In bar 72 (see Figure 4), the Alberti bass pattern even starts with a giant leap, adding to the challenge. By applying the advice from the previous excerpts (Figures 2 and 3), it is possible to enter the Alberti bass section without taking much time on the first beat, as the narrow elbow position reduces the time and attention needed for the move.
In the 2nd movement of Sonata in a minor, D. 537, we encounter a theme which Schubert used in several works. However, in D. 537 in particular, the music contains an unusually large amount of markings in the score, and the complexity is heightened because these are different for the two hands. In the opening, the right hand is legato, with occasional accents, while the left hand has staccato throughout. The combination of an octave melody – which one usually would pedal to aid the liaison – and the jumping ‘ragtime bass’ chords, is tricky. If one does employ pedal, the left-hand staccato is interrupted, and if one does not, the octave melody is almost impossible to perform beautifully! Additionally, the jumpy bass is hard to play in a relaxed manner for fear of hitting wrong notes. When approached with a modern posture, the execution by both hands will suffer. Again, the reason is the wide elbow position (elbows placed away from the body and hands pointing in towards the middle of the keyboard), which forces the wrist to be bent outwards to reach the notes. In the table (Figure 1), Czerny remarks that the arm should not be hold too far from the body, as this makes it impossible to maintain a correct hand position. As we understand, a distorted hand position is a clear disadvantage as it makes it unreasonably difficult to execute refined textures like this bass in Schubert’s sonata.
The Viennese posture is supreme for solving all of the difficulties inherent in this theme. Placing the elbows close to the body and the hands in an askew position, the angle of the hand corresponds much better with both the left-hand and the right-hand parts. Moreover, this posture prevents the upper arms from moving at all, and only forearms and lateral hand motions are used in both hands. This way, the left-hand part maintains a natural emphasis despite the staccatos, and the legato and overall control of the right-hand octaves greatly improves.
Figure 5 Schubert: Sonata in a minor, D. 537 (Vienna: C. A. Spina, 1853), 2nd mvt., bars 1–16 and 43–50.
Figure 6 Chopin: Nocturne in D-flat major, op. 27 no. 2, bars 1–9 (Maurice Schlesinger, Paris, n.d., Plate MS 1935).

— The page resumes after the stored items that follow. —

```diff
@@ -661,6 +699,27 @@
             if (c > bestD) {
               bestD = c;
               idxD = nE + j;
+            }
+          };
+#pragma unroll
+          for (uint32_t i = 0; i < kGather; ++i) {
+            if (i < nE)
+              emitCand(curE[i], curV[i], i);
+            else if (i < nIn)
+              nullCand(curE[i], curV[i], i);
+            if (i < pfIn) pfV[i] = srcRow(pfE[i]);
+          }
+          if (nIn > kGather) {
+            uint32_t j = kGather;
+#pragma unroll 1
+            for (; j < nE; ++j) {
+              const uint2 e = inS[inOff + j];
+              emitCand(e, srcRow(e), j);
+            }
+#pragma unroll 1
+            for (; j < nIn; ++j) {
+              const uint2 e = inS[inOff + j];
+              nullCand(e, srcRow(e), j);
             }
           }
           {
```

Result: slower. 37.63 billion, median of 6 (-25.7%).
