#define ALGP_HIP(call)                                                                          \
    do {                                                                                        \
        hipError_t e_ = (call);                                                                 \
        if (e_ != hipSuccess)                                                                   \
            return algp::fail(c, ALGP_ERR_HIP, std::string(#call) + ": " + hipGetErrorString(e_)); \
    } while (0)
#define ALGP_TRY(call)          \
    do {                        \
        int r_ = (call);        \
        if (r_ != ALGP_OK) return r_; \
    } while (0)

struct ProfScope {
    algp_ctx* c;
    ProfScope(algp_ctx* c_, int klass, double flops, double bytes) : c(c_) { prof_begin(c, klass, flops, bytes); }
    ~ProfScope() { prof_end(c); }
};

struct KmatSrc {
    const void* Xs;
    const void* Cp;
    int64_t n_pool;
    int DP;
    int kernel;
    double outputscale;
    double noise;
};

template <typename T>
int kmat_launch(algp_ctx* c, const KmatSrc& s, const int64_t* ridx, int64_t rows, int64_t rows_pad,
                const int64_t* cidx, int64_t cols, int64_t cols_pad, const T* diag_add,
                int add_noise_on_equal, const int* unit, int identity_pad, T* out, int64_t ldo,
                int64_t ident_shift = 0, int64_t col_shift = 0);

template <typename T>
int kmat_xy_launch(algp_ctx* c, const T* xs1, int64_t n1, const T* xs2, int64_t n2, int symmetric,
                   const T* diag_add, double add_noise, T* out, int64_t ldo);
template <typename T>
int scale_coords_launch(algp_ctx* c, const T* x, int64_t n, T* xs);

template <typename T>
int gemm_nt_launch(algp_ctx* c, int klass, int64_t m, int64_t n, int64_t k, T alpha, const T* A,
                   int64_t lda, const T* B, int64_t ldb, T beta, const T* C, int64_t ldc, T* D,
                   int64_t ldd, int lower_only);
template <typename T>
int gemm_nt_launch_batched(algp_ctx* c, int klass, int64_t m, int64_t n, int64_t k, T alpha, const T* A, int64_t lda,
                           int64_t sA, const T* B, int64_t ldb, int64_t sB, T beta, const T* C, int64_t ldc, int64_t sC,
                           T* D, int64_t ldd, int64_t sD, int lower_only, int batch, int ktri = 0, const T* stat_w = nullptr,
                           T* stat_out = nullptr, int64_t stat_ld = 0, int kcut = 0);
template <typename T>
int gemm_nt_launch_tri(algp_ctx* c, int klass, int64_t m, int64_t n, const T* A, int64_t lda, const T* B, int64_t ldb, T* D,
                       int64_t ldd, const T* w, T* stat_out, int64_t stat_ld);
template <typename T>
int gemm_nt_launch_stats(algp_ctx* c, int klass, int64_t m, int64_t k, T alpha, const T* A, int64_t lda, const T* B, int64_t ldb,
                         T* D, int64_t ldd, const T* w, T* stat_out, int64_t stat_ld);
template <typename T>
int gemm_nt_launch_vr(algp_ctx* c, int klass, int64_t mpad, int64_t n, int64_t k, const T* Vt, int64_t ldv, int64_t ncol0,
                      const KmatSrc& s, const int64_t* cidx, const int* ckind, int64_t M, T* part, int64_t part_ld);
template <typename T>
int gemm_nt_launch_pvr(algp_ctx* c, int klass, int64_t upad, int64_t n, int64_t k, const T* R, int64_t ldr, const T* Vt, int64_t ldv,
                       int64_t ncol0, const KmatSrc& s, const int64_t* uidx, int64_t U, const int64_t* cidx, const int* ckind, int64_t M,
                       T* E, int64_t lde);
template <typename T>
int syrk_skinny_sub(algp_ctx* c, int klass, const T* X, int64_t m, int64_t k, int64_t ldx, T* C, int64_t ldc,
                    algp::DevBuf& scratch);

template <typename T>
int potrf_diag_launch(algp_ctx* c, T* A, int64_t lda, T* inv_out, double* logdet_acc, int* info,
                      int64_t block_row0);

template <typename T>
int potrf_diag_batched_launch(algp_ctx* c, T* A, int64_t sA, int64_t lda, T* inv_out, int64_t sInv, double* logdet, int* info, int batch);

int comm_unique_id(void* out128, std::string* why);
int comm_init(algp_ctx* c, int nranks, int rank, const void* unique_id128);
void comm_destroy(algp_ctx* c);
int comm_init_host(algp_ctx* c, int nranks, int rank, algp_allgather_fn fn, void* user);
int comm_pick_exchange(algp_ctx* c, const double* val_dev, const int64_t* pos_dev, const int64_t* cidx_dev,
                       const int* fresh_dev, int npicks, int status, double* rec5, const char** winner_payload);
int comm_reserve(algp_ctx* c);
int comm_agree(algp_ctx* c, const double mine[4], std::vector<double>& all);
int comm_rows_reserve(algp_ctx* c, size_t bytes_per_rank);
int comm_rows_gather(algp_ctx* c, size_t bytes_per_rank, const size_t* used_bytes = nullptr);
size_t comm_payload_bytes(const algp_ctx* c);
int comm_debug_first_max(algp_ctx* c, const double* triples, int nranks, double* out5);
void dag_release(algp_ctx* c);
template <typename T>
int cholesky_blocked(algp_ctx* c, T* A, int64_t npad, int64_t ld, T* invD, double* logdet_acc,
                     int* info);
constexpr int64_t DAG_MIN_TILES = 8, DAG_MAX_TILES = 192, DAG_MAX_PANEL_TILES = 400;
bool dag_enabled();
template <typename T>
int cholesky_dag_panel(algp_ctx* c, T* A, int64_t npad, int64_t ld, T* invD, double* logdet_acc, int* info, T* P, int64_t ldp,
                       int64_t mpad, int mode, int pshort = 0);
template <typename T>
int solve_dag_panel(algp_ctx* c, const T* L, int64_t npad, int64_t ld, const T* invD, int* info, T* P, int64_t ldp, int64_t mpad,
                    int mode, int pshort = 0);
template <typename T>
int trsm_blocked(algp_ctx* c, int klass, T* X, int64_t mpad, int64_t ldx, const T* L, int64_t npad,
                 int64_t ldl, const T* invD, int64_t col_start = 0, const T* stat_w = nullptr, T* stat_out = nullptr,
                 int64_t stat_ld = 0, bool* stats_done = nullptr);
template <typename T>
int tail_cols_launch(algp_ctx* c, int klass, T* X, int64_t mpad, int64_t ldx, const T* L, int64_t ldl, int64_t lrows, const T* invD_blk,
                     int64_t c0, int w, const T* E_window = nullptr);
template <typename T>
int trinv_upper(algp_ctx* c, int klass, T* X, int64_t npad, int64_t ldx, const T* L, int64_t ldl, const T* invD);
template <typename T>
int trinv_upper_inplace(algp_ctx* c, int klass, T* XL, int64_t npad, int64_t ld, const T* invD);
template <typename T>
int syrk_upper(algp_ctx* c, int klass, const T* X, int64_t npad, int64_t ldx, T* C, int64_t ldc);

Already the two first notes of Chopin’s D-flat major nocturne will sound quite differently, depending on whether the performer employs the ‘Viennese posture’ or a ‘modern school’ posture. If one plays with a modern school posture, the elbow will be held away from one’s body and the hand be held flat. The fingers will point a little inwards, almost towards the middle of the piano. In this position, body weight is easily transferred to the keys, easily producing louder dynamics. However, since weight transfers so readily, one has to beware of getting some kind of accent on every single note – thus impairing the legato and piano in favour of a brilliant touch. Brilliance and a large, nice sound are advantageous in many cases, but is it really desirable in the opening of this nocturne? Commonly, we would want to create a soft and flowing left-hand pattern, preparing for a soaring right-hand melody to catch the listeners’ attention. However, the opening move from the low D-flat to the F more than two octaves above feels like a long distance when the fingers, hand, elbow and entire arm must all be involved. To prevent an abrupt move and undesired accent, the problem is commonly solved by taking time between the first two semiquavers. This could be done both beautifully and musically! Nevertheless, it is an expression imposed by an action inherent in a technique conceived of at a much later time than Chopin. Moreover, it involves extra work (compensation) to attain the required legato and piano.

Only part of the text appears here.